D-A-C, you perceive my feelings on the matter perfectly. I find any sort of codex enforced Chaos mono-culture antithetic.

I think its great to allow people to play monotheistic chaos armies if they so desire, but the rules should be reasonable. Those armies should be fun, and competitive, but less flexible than a more heterogeneous army. I miss the days when Khorne armies (or any god army) had a complement of tactical and devastator units.

Chaos Marines to me have always been characterized by their motley nature. Considering the scale 40k is played at, I don't feel any real need to represent the Black Legion. I agree, your argument is logical. The Black Legion is according to the fluff - the largest chaos force making concerted forays out of the Eye of terror, however, I much prefer playing from the perspective of a warband assaulting from an orbiting space hulk or in search of arcana. 

Cheers,
Kreuger

p.s. - Perhaps if I were playing a lot of Apocalypse games it might make sense to play as though the chaos side were Black Legion controlled.


----------



## LordWaffles (Jan 15, 2008)

D-A-C said:


> They are the ones who are ruining diversity by always wanting the best rules and models for *their favoured CHAPTER*.
> 
> The ULTRAMARINES is what offers true variety. They can have any Troops, any Tanks, any Wargear, any engines of war and the most interesting and unique special characters will all turn up on the battlefields of the GENERIC CONFLICT FROM 500 TO 5000pts.
> 
> ...


Just showing this from the other side of the issue. Sure I could use generic rules for my Dark Angels, Black Templar, Space Wolves, Blood Angels, and Grey Knights, but why would I? Does somehow the Imperium possess a magical force that makes codexes capable of being written to curtail to a certain force?
Does the Imperium have simply MORE variety than CHAOS ITSELF? Is it totally out of the question to have a mere two codexes to represent legions and traitors(Respectively), one having fought the imperium from the heresy til present, the other fresh turncoats?
Does a Black Templar division have such incredible differences from a Blood Angel? Would a Khorne army have any less disimilarities from a Tzeentch force?
Dark Angels and Space Wolves/Alpha Legion and Iron Warriors? Does somehow the label of "Chaos" make all marines not radically different or unique? Did the legions lose all of their tactical intrigue and variance to the point a single unit of Generic Chaos Space Marines can represent the multitude of Legions, wargear, idealisms, tactics, and special rules sufficiently?
I say no. We are not asking for separate codexes for the FOUNDING legions of chaos, we aren't even asking for a separate codex for the original nine legions to be fully represented. We're asking for nine pages out of a codex to be written, half of the page can be inane fluff, but we're hoping for 4.5 pages of rules to simply represent the immense diversity and doctrines present in the legions of chaos.

You say more special rules means the death of diversity, well let's take a look at the old codex.
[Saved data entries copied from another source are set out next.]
# AdrianoEttari/DiffusionRemoteSensing

Hardware: AMD Instinct MI355X
Metric: unet_denoise_steps_per_s (higher is better)
Workload: dtype f16 main + block-scaled fp6 (e2m3) cross terms of tap pairs on the wide 3x3 layers (FL, 11 of 11 launches of the dominant kernel); split bf16 x3 (hi + lo) everywhere else; f32 accumulate

## Files before the change

diffusionremotesensing_amd/csrc/drs_common.h:

```cpp
#pragma once
#include <hip/hip_runtime.h>
#include <stdint.h>
#include <stddef.h>

#include "../../include/drs_hip.h"

#define DRS_MAX_TAPS 9
#define DRS_TAPMODE_CONVT 2

struct TapConv {
  const float* in;
  int in_cs, in_co;
  int N, H, W, Cin;
  const float* w;
  const void* w_aux;
  const float* bias;
  float* out;
  int out_cs, out_co;
  int OH, OW, Cout;
  int TH, TW;
  int in_stride, out_scale, out_oy, out_ox;
  int ntaps;
  int dy[DRS_MAX_TAPS], dx[DRS_MAX_TAPS], wtap[DRS_MAX_TAPS];
  int wtaps_total;
// ... 135 lines not shown
  const float* in; int in_cs, in_co;
  int N, LH, LW, Cc, Ch;
  const void* w;
  const float* bias;
  const float* res; int res_cs, res_co;
  const float* eh;
  const float* ev;
  float* out; int out_cs, out_co;
  float* out2; int out2_cs, out2_co;
  const float* post2; int post2_cs;
  const float* fuse_w; const float* fuse_b; float* fuse_out; int fuse_dim;
  int fuse_acc;
  int proj;
  const void* zero_line;
  unsigned* fault;
};
bool drs_upfuse_proj_supported(int Cc, int Ch, int fuse_dim);
size_t drs_upfuse_proj_weight_bytes(int Cc);
int drs_launch_upfuse_proj_pack(const float* vp, const float* t_w, int Cc, int Ch, int fuse_dim, void* dst, hipStream_t s);
int drs_launch_upfuse_proj(const UpFuseDesc& d, hipStream_t s);
int drs_launch_upfuse_fold_proj(const float* v_w, const float* v_b, const float* fw, const float* fb, int fuse_dim, int Cc, int Ch,
                                float* dst_w, float* dst_b, hipStream_t s);

struct ResBlock0Desc {
  const float* x;
  const void* w1; const float* b1;
  const float* temb; int temb_cs;
  const void* w2; const float* b2;
  const void* ws; const float* bs;
  float* out;
  int N, H, W;
  const void* zero_line;
  unsigned* fault;
};
bool drs_resblock0_supported(int Cin, int Cout, int H, int W);
int drs_launch_resblock0(const ResBlock0Desc& d, hipStream_t s);
struct UpFuseEdgeDesc {
  const float* in; int in_cs, in_co; int N, LH, LW, Cc, Ch;
  const float* rt; const float* rl; const float* bt;
  float* eh; float* ev;
  const void* wimg;
  const void* zero_line;
};
bool drs_upfuse_supported(int Cc, int Ch, int LH, int LW);
size_t drs_upfuse_weight_bytes(int Cc, int Ch);
size_t drs_upfuse_aux_floats(int Cc, int Ch);
size_t drs_upfuse_edge_image_bytes(int Cc, int Ch);
int drs_launch_upfuse_pack(const float* v_w, const float* v_b, const float* t_w, const float* t_b, int Cc, int Ch, void* dst_w,
                           float* dst_aux, void* dst_edge, hipStream_t s);
int drs_launch_upfuse_edges(const UpFuseEdgeDesc& d, hipStream_t s);
int drs_launch_upfuse(const UpFuseDesc& d, hipStream_t s);
int drs_launch_nchw_to_sp(const float* src, float* dst, int N, int C, int H, int W, hipStream_t s);

int drs_launch_sp_add_rowvec(const float* src, float* dst, const float* vec, int vec_stride, int N, long long pix_per_image,
                             int C, hipStream_t s);
bool drs_tapconv_sp8_supported(const TapConv& d, int impl);
bool drs_tapconv_sp_supported(const TapConv& d, int impl);
int drs_launch_conv3x3_direct_sp(const TapConv& d, hipStream_t s);
int drs_launch_fold_proj(const float* w, int cin_total, int cin_off, int Cmid, int Cin, const float* fw, int fuse_dim, float* dst,
// ... 64 lines not shown
```

diffusionremotesensing_amd/csrc/plan.hip:

```cpp
#include <stdarg.h>
#include <stdio.h>
#include <stdlib.h>
#include <string.h>
#include <cxxabi.h>
#include <algorithm>
#include <map>
#include <memory>
#include <mutex>
#include <string>
#include <utility>
#include <vector>

#include "drs_common.h"

static thread_local char g_err[512] = "";
void DrsErr::set(const char* fmt, ...) {
  va_list ap;
  va_start(ap, fmt);
  vsnprintf(g_err, sizeof(g_err), fmt, ap);
  va_end(ap);
}
extern "C" const char* drs_last_error(void) { return g_err; }
extern "C" int drs_abi_version(void) { return 7; }

// ... 377 lines not shown
  int t_PA = -1;
  size_t o_eh = 0, o_ev = 0;
};

}

struct drs_plan {
  drs_unet_config cfg;
  std::vector<Param> params;
  std::vector<ConvLayer*> convs;
  std::vector<PlanarConv*> planars;
  std::vector<Mlp*> mlps;
  std::vector<WsTensor> tensors;

  PlanarConv rrdb[7];
  PlanarConv stem0, stemc;
  ResBlock enc[4];
  ConvLayer downs[3];
  DecStage dec[3];
  ConvLayer output;

  size_t packed_bytes = 0, ws_bytes = 0;
  size_t o_inv_freq = 0, o_mlp_table = 0, o_out_w = 0, o_out_b = 0, o_label = 0, o_zero = 0, o_fault = 0;
  bool sp = false;
  int t_XT[3] = {-1, -1, -1};
  int label_emb = -1;
  int temb_total = 0;
  std::vector<long long> mlp_table_host;
  std::vector<const void*> param_ptrs;
  size_t o_bn_sums = 0, bn_sums_bytes = 0, o_red = 0, red_bytes = 0;
  bool fl = false;
  bool fl_disabled = false;
  int fl_slots = 0;
  size_t o_fl_flags = 0;
  bool packed_ok = false;
  const void* packed_ptr = nullptr;
  unsigned* fault_ptr = nullptr;

  struct OpRec { std::string name; double flops, bytes; hipEvent_t e0, e1; };
  bool profiling = false;
  std::vector<OpRec> ops;
  struct LaunchRec { std::string op, kernel; };
  std::vector<LaunchRec> launches;
  std::string cur_op;

  size_t o_lr[3], o_up, o_temb;
// ... 207 lines not shown
    }
  }
  if (p->fl) {
    for (ConvLayer* L : p->convs)
      if (L->fl_slot >= 0) { L->fl_img_off = cur; cur += align_up(drs_fl_image_bytes(L->Cout, L->Cin, L->taps)); }
    for (int i = 0; i < 2; ++i)
      if (p->dec[i].ah_fl_slot >= 0) { p->dec[i].ah_fl_img_off = cur; cur += align_up(drs_fl_image_bytes(kUp[i + 1], kUp[i + 1], 9)); }
    p->o_fl_flags = cur; cur += align_up((size_t)p->fl_slots * 8);
  }
  for (PlanarConv* L : p->planars) {
    L->w_off = cur; cur += align_up((size_t)L->Cout * L->Cin * 9 * 4);
    L->b_off = cur; cur += align_up((size_t)L->Cout * 4);
  }
  for (Mlp* m : p->mlps) {
    m->o_w1 = cur; cur += align_up((size_t)m->dim * 100 * 4);
    m->o_b1 = cur; cur += align_up((size_t)m->dim * 4);
    m->o_w2 = cur; cur += align_up((size_t)m->dim * m->dim * 4);
    m->o_b2 = cur; cur += align_up((size_t)m->dim * 4);
  }
  p->o_mlp_table = cur; cur += align_up(p->mlps.size() * 6 * sizeof(long long));
  p->o_label = cur; cur += align_up((size_t)(cfg.num_classes > 0 ? cfg.num_classes : 0) * 100 * 4);
  p->o_out_w = cur; cur += align_up((size_t)cfg.out_dim * kUp[3] * 4);
  p->o_out_b = cur; cur += align_up((size_t)cfg.out_dim * 4);
  p->o_zero = cur; cur += 256;
  p->o_fault = cur; cur += 256;
  p->packed_bytes = cur;
}
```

Three big scary armies with some variance between each of the sublists and multiple ways of tailoring them to prime perfection.

Now let's look at the new codex.

There is exactly one list. Every single time. Without fail.

It is the single most boring army to play in the entire game. Necrons have more unit variety than we do. A book printed since the dawn of time has more options and flavor than the entirety of the Black Legion.

So with all due respect sir, you may take your Black Legion and keep it. In fact if the opinion of the company is only to represent forces directly under Ababblesdabblesdooblesdon(Generic piratical raiders, IE:Current book), and no Legions, you may keep the entire damn army. 
People don't play chaos to have less choices, less fun, and less spikes in the bitzbox.


----------



## Kreuger (Aug 30, 2010)

Good call Waffles.

Next release they may as well lump the Ultramarines and the Black Legion together in one codex.


----------



## LordWaffles (Jan 15, 2008)

Kreuger said:


> Good call Waffles.
> 
> Next release they may as well lump the Ultramarines and the Black Legion together in one codex.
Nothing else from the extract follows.